Diálogo con el agua

por Jorge Salazar

(Para Luis Hernández, cuya calidez ausente me hace imaginar viajes)

I
La vida podría ser hermosa, pese a la pobreza, si no fuese por los recuerdos que, como sueños nebulosos invaden mi cabeza. La imaginación. Sin embargo, entre los recuerdos imprecisos que a veces me aturden, siempre emerge uno nítido y vivo: el rostro anacrónico y los cabellos cenicientos de aquella anciana griega... Su voz temblorosa, voz sin edad, vuelve a acosarme, electrizante...

II
Ni siquiera era una aldea, pero yo andaba feliz entre ese puñado de casuchas de piedra, dominadas por el Peloponeso y las plantas... esas plantas inundadas de sol que parecían invadirlo todo.

III
Las plantas eran algo vivo allí. No figuraban como elemento decorativo. Formaban parte del vivir cotidiano de ese rincón cuarteado de historia. Eran la tierra que se mezclaba con la vida, con el hogar. La casa que yo ocupaba (refugio cedido por Andreas Giannakoulas) también era de piedra. Piedra con rajaduras. Y entre las rajaduras reventaban racimos de hierba azulada. Había también una escalera de piedra y en el borde de cada escalón estallaba una maceta.

IV
Desde el rectángulo de la ventana, su figura se fue agigantando ante mis ojos.

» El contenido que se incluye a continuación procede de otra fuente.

template <int KR, int EL>
__global__ __launch_bounds__(256) void x1_replay_cut_kernel(
    int* __restrict__ dcount, const int* __restrict__ dslot, float* __restrict__ pkey,
    int* __restrict__ pid, int P, int KP, const float* __restrict__ qs,
    const float* __restrict__ xs, int64_t self0, int ntotal, int dR, int64_t nl,
    float* __restrict__ qcut, unsigned long long* __restrict__ stats, int M,
    const double* __restrict__ bkey, float* __restrict__ qam) {
  __shared__ int hist[256];
  __shared__ int wsum[4];
  __shared__ int s_over, sel_digit, sel_before;
  const int q = blockIdx.x;
  const int tid = threadIdx.x, lane = tid & 63, wv = tid >> 6;
  const int nth = blockDim.x, nwv = nth >> 6;
  const bool has = tid < P;
  const int64_t i = (int64_t)q * P + tid;
  const int cnt = has ? dcount[i] : 0;
  replay_stats(cnt, dR, stats);
  if (tid == 0) s_over = 0;
  const float cut = qcut[q];
  float lk[KR];
  int li[KR];
  const int64_t o = i * KP;
#pragma unroll
  for (int e = 0; e < KR; ++e) lk[e] = FLT_MAX, li[e] = -1;
  if (has) lane_list_load<KR>(pkey, pid, o, lk, li);
  __syncthreads();
  if (cnt > 0) {
    dcount[i] = 0;
    if (cnt > dR) {
      s_over = 1;
    } else {
      const float qsc = EL == FILTER_I8 ? qs[q] : 0.0f;
      const int selfrow = self0 >= 0 ? (int)(self0 + q) : -1;
      replay_admit<KR, EL>(lk, li, dslot, i, nl, cnt, qsc, xs, selfrow, ntotal, cut);
      lane_list_store<KR>(pkey, pid, o, lk, li);
    }
  }
  __syncthreads();
  if (s_over) {
    if (tid == 0) qcut[q] = -FLT_MAX;
    return;
  }
  if (cut == -FLT_MAX) return;
  uint32_t v[KR];
  int nv = 0;
#pragma unroll
  for (int e = 0; e < KR; ++e) {
    v[e] = key_order(lk[e]);
    nv += li[e] >= 0 ? 1 : 0;
  }
  for (int o2 = 32; o2 > 0; o2 >>= 1) nv += __shfl_xor(nv, o2);
  if (lane == 0) wsum[wv] = nv;
  __syncthreads();
  int total = 0;
  for (int w2 = 0; w2 < nwv; ++w2) total += wsum[w2];
  if (total < M) return;
  uint32_t pre = 0;
  int want = M;
  for (int sh = 24; sh >= 0; sh -= 8) {
    for (int b = tid; b < 256; b += nth) hist[b] = 0;
    __syncthreads();
#pragma unroll
    for (int e = 0; e < KR; ++e)
      if (li[e] >= 0 && (sh == 24 || (v[e] >> (sh + 8)) == (pre >> (sh + 8))))
        atomicAdd(&hist[(v[e] >> sh) & 0xFF], 1);
    __syncthreads();
    if (wv == 0) {
      const int h0 = hist[4 * lane], h1 = hist[4 * lane + 1], h2 = hist[4 * lane + 2],
                h3 = hist[4 * lane + 3];
      const int own = h0 + h1 + h2 + h3;
      int inc = own;
      for (int o2 = 1; o2 < 64; o2 <<= 1) {
        const int t = __shfl_up(inc, o2);
        if (lane >= o2) inc += t;
      }
      const int before = inc - own;
      if (before < want && want <= inc) {
        int c = before, d = 4 * lane;
        const int hh[4] = {h0, h1, h2, h3};
        for (int e = 0; e < 4; ++e) {
          if (c + hh[e] >= want) {
            d = 4 * lane + e;
            break;
          }
          c += hh[e];
        }
        sel_digit = d;
        sel_before = c;
      }
    }
    __syncthreads();
    pre |= (uint32_t)sel_digit << sh;
    want -= sel_before;
  }
  if (tid == 0) {
    const float aM = key_unorder(pre);
    if (qam) qam[q] = aM;
    const float t = lower_cut(aM, 2.000001, bkey[q], cut);
    if (t < cut) qcut[q] = t;
  }
}

constexpr int kReplayCutMaxP = 256;

hipError_t launch_x1_replay_cut(const X1Args& a, Partials part, hipStream_t st) {
  if (!a.dump || !a.dcount || a.nqa <= 0) return hipSuccess;
  if (part.KP < x1_lane_len() || part.KP % 4 != 0) return hipErrorInvalidValue;
  if (a.recut == 2 || part.P > kReplayCutMaxP) {
    const hipError_t e = launch_x1_replay(a, part, st);
    return e != hipSuccess ? e : launch_qcut(a, part, st);
  }
  const int64_t nl = (int64_t)a.nq_pad * part.P;
  const dim3 block((unsigned)((part.P + 63) / 64 * 64));
  if (a.filter == FILTER_I8)
    hipLaunchKernelGGL((x1_replay_cut_kernel<8, FILTER_I8>), dim3(a.nqa), block, 0, st, a.dcount,
                       a.dslot, part.key, part.id, part.P, part.KP, a.qs, a.xs, a.self0, a.ntotal,
                       a.dR, nl, a.qcut, a.dstats, a.qcut_m, a.qbkey, a.qam);
  else
    hipLaunchKernelGGL((x1_replay_cut_kernel<8, FILTER_BF16>), dim3(a.nqa), block, 0, st, a.dcount,
                       a.dslot, part.key, part.id, part.P, part.KP, a.qs, a.xs, a.self0, a.ntotal,
                       a.dR, nl, a.qcut, a.dstats, a.qcut_m, a.qbkey, a.qam);
  return hipGetLastError();
}

constexpr int kEcutCand = 64;
__global__ __launch_bounds__(256) void x1_ecut_kernel(
    const float* __restrict__ lkey, const int* __restrict__ lid, int P, int LKP, int L, int M,
    const double* __restrict__ bkey, const float* __restrict__ qam, const float* __restrict__ X,
    const float* __restrict__ Q, int64_t ld, int ntotal, float* __restrict__ ckey,
    int* __restrict__ cid, float* __restrict__ qcut) {
  constexpr int kU = kEcutMaxM + kEcutCand;
  __shared__ int cand[kEcutCand];
  __shared__ float uk[kU];
  __shared__ int ui[kU];
  __shared__ int wsum[4];
  __shared__ int un;
  const int q = blockIdx.x;
  const int tid = threadIdx.x, lane = tid & 63, wv = tid >> 6;
  const float cut = qcut[q];
  const float aM = qam[q];
  float* ck = ckey + (int64_t)q * kEcutMaxM;
  int* ci = cid + (int64_t)q * kEcutMaxM;
  if (tid < kEcutMaxM) {
    ui[tid] = ci[tid];
    uk[tid] = ck[tid];
  }
  const float* qrow = Q + (int64_t)q * ld;
  const bool pairs = ld <= 256 * kQV;
  QSlice qsl;
  if (pairs) load_qslice(qrow, ld, lane, qsl);
  if (cut == -FLT_MAX || !(aM < FLT_MAX)) return;
  const bool vec = L == 8 && LKP % 4 == 0;
  int ncand = 0;
  for (int p0 = 0; p0 < P && ncand < kEcutCand; p0 += 256) {
    const int p = p0 + tid;
    int ids[8];
    float lk[8];
    int c = 0;
    const int64_t o = ((int64_t)q * P + p) * LKP;
#pragma unroll
    for (int e = 0; e < 8; ++e) ids[e] = -1, lk[e] = FLT_MAX;
    if (p < P && vec) {
#pragma unroll
      for (int e = 0; e < 8; e += 4) {
        const f32x4 kv = *(const f32x4*)(lkey + o + e);
        const int4 iv = *(const int4*)(lid + o + e);
        lk[e] = kv.x, lk[e + 1] = kv.y, lk[e + 2] = kv.z, lk[e + 3] = kv.w;
        ids[e] = iv.x, ids[e + 1] = iv.y, ids[e + 2] = iv.z, ids[e + 3] = iv.w;
      }
    } else if (p < P) {
#pragma unroll
      for (int e = 0; e < 8; ++e)
        if (e < L) ids[e] = lid[o + e], lk[e] = lkey[o + e];
    }
#pragma unroll
    for (int e = 0; e < 8; ++e) {
      if (ids[e] >= 0 && ids[e] < ntotal && lk[e] <= aM)
        ++c;
      else
        ids[e] = -1;
    }
    int inc = c;
    for (int o2 = 1; o2 < 64; o2 <<= 1) {
      const int t = __shfl_up(inc, o2);
      if (lane >= o2) inc += t;
    }
    __syncthreads();
    if (lane == 63) wsum[wv] = inc;
    __syncthreads();
    int before = ncand + inc - c;
    for (int w = 0; w < wv; ++w) before += wsum[w];
#pragma unroll
    for (int e = 0; e < 8; ++e)
      if (ids[e] >= 0) {
        if (before < kEcutCand) cand[before] = ids[e];
        ++before;
      }
    ncand += wsum[0] + wsum[1] + wsum[2] + wsum[3];
  }
  ncand = min(ncand, kEcutCand);
  __syncthreads();
  int m0 = 0;
  for (int t = 0; t < kEcutMaxM; ++t) m0 += ui[t] >= 0 ? 1 : 0;
  if (tid == 0) un = m0;
  __syncthreads();
  if (tid < ncand) {
    const int r = cand[tid];
    bool found = false;
    for (int t = 0; t < m0; ++t) found |= ui[t] == r;
    if (!found) ui[atomicAdd(&un, 1)] = r;
  }
  __syncthreads();
  const int n = un;
  if (pairs) {
    for (int j = m0 + 2 * wv; j < n; j += 8) {
      const int ra = ui[j], rb = j + 1 < n ? ui[j + 1] : ra;
      double da, db;
      wave_dot2<false, float>(X + (int64_t)ra * ld, X + (int64_t)rb * ld, qsl, ld, lane, da, db);
      if (lane == 0) {
        uk[j] = exact_key<MODE_IP>((float)da, q, ra, nullptr, nullptr, nullptr, nullptr);
        if (j + 1 < n)
          uk[j + 1] = exact_key<MODE_IP>((float)db, q, rb, nullptr, nullptr, nullptr, nullptr);
      }
    }
  } else {
    for (int j = m0 + wv; j < n; j += 4) {
      const int r = ui[j];
      const double acc = wave_dot<false, float>(X + (int64_t)r * ld, qrow, ld, lane);
      if (lane == 0) uk[j] = exact_key<MODE_IP>((float)acc, q, r, nullptr, nullptr, nullptr, nullptr);
    }
  }
  __syncthreads();
  if (tid < n) {
    const float k0 = uk[tid];
    const int i0 = ui[tid];
    int rank = 0;
    for (int t = 0; t < n; ++t) rank += lex_less(uk[t], ui[t], k0, i0) ? 1 : 0;
    if (rank < M) {
      ck[rank] = k0;
      ci[rank] = i0;
    }
    if (rank == M - 1) {
      const float t = lower_cut(k0, 1.000001, bkey[q], cut);
      if (t < cut) qcut[q] = t;
    }
  }
}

Al principio, al verla descender desde los cerros, encorvada y vacilante, pensé que era una de aquellas enlutadas viejas que rondan por los montes. Pero al verla ya frente a la fuente y canturreando al pié del agua, me di cuenta que todas sus facciones se acentuaban, electrizaba por lo resplandeciente.

V
Salí de la casa y me acerqué a la fuente para cerciorarme. Ella, figura negra sobre fondo cristalino de piedra y hojas, conversaba con el agua. Yo no entendía el griego, pero la entendía y tal vez me hubiese quedado más tiempo si no me hubiese como oprimido la mano de Andreas que palmoteó mi hombro: ¡Vamos Jorge! En estos sitios la creen loca...

VI
Andreas me contó que, cuando la guerra, el ejército alemán irrumpió por aquellas colinas milenarias, pero ella no huyó con los demás. Se quedó para llevarle agua a las plantas. Dijo que tal vez los invasores no conocieran mucho de esas plantas y que ella podía enseñarles a regarlas.

VII
Una mañana, cuando las huestes de Hitler formaban filas al lado de la fuente desierta, ella bajó para buscar agua para las plantas. Un joven alto, rubio y afeitado, se le acercó y con señas le pidió agua. La vieja miró fijamente al soldado germano y luego de reflexionar consigo misma le tendió el viejo cántaro de barro.

VIII
El alemán le habló de la novia rubia y lejana, de la madre triste y de la rústica hermosura del cántaro. Ella, a su vez le contó la historia de esas plantas y de los hijos morenos y bellos que luchaban por una Grecia sin invasores. No se sabe nada más, pero se entendieron muy bien porque el joven alemán levantó el cántaro y lo llevó hasta la fuente.

IX
Luego, durante los largos días de la ocupación, el joven uniformado iba a buscarle el agua a la fuente, aprendió los nombres de todas las plantas y las regaba. El día que los invasores se marcharon de esos rincones, la anciana le regaló el cántaro de barro, para que riegues las plantas de tu tierra, le dijo...

X
Cuando acabó la guerra, llegó un correo oficial comunicándole que sus hijos habían muerto bajo las torturas de los germanos. No pudo explicárselo. Si los alemanes son buenos y sufren por sus novias y sus madres, odian la guerra y beben el agua de la fuente en cántaro de barro. Desde entonces sólo habla con el agua...


Revista OIGA, 14 de octubre de 1977
Columna: La calle, sí; la calle, no.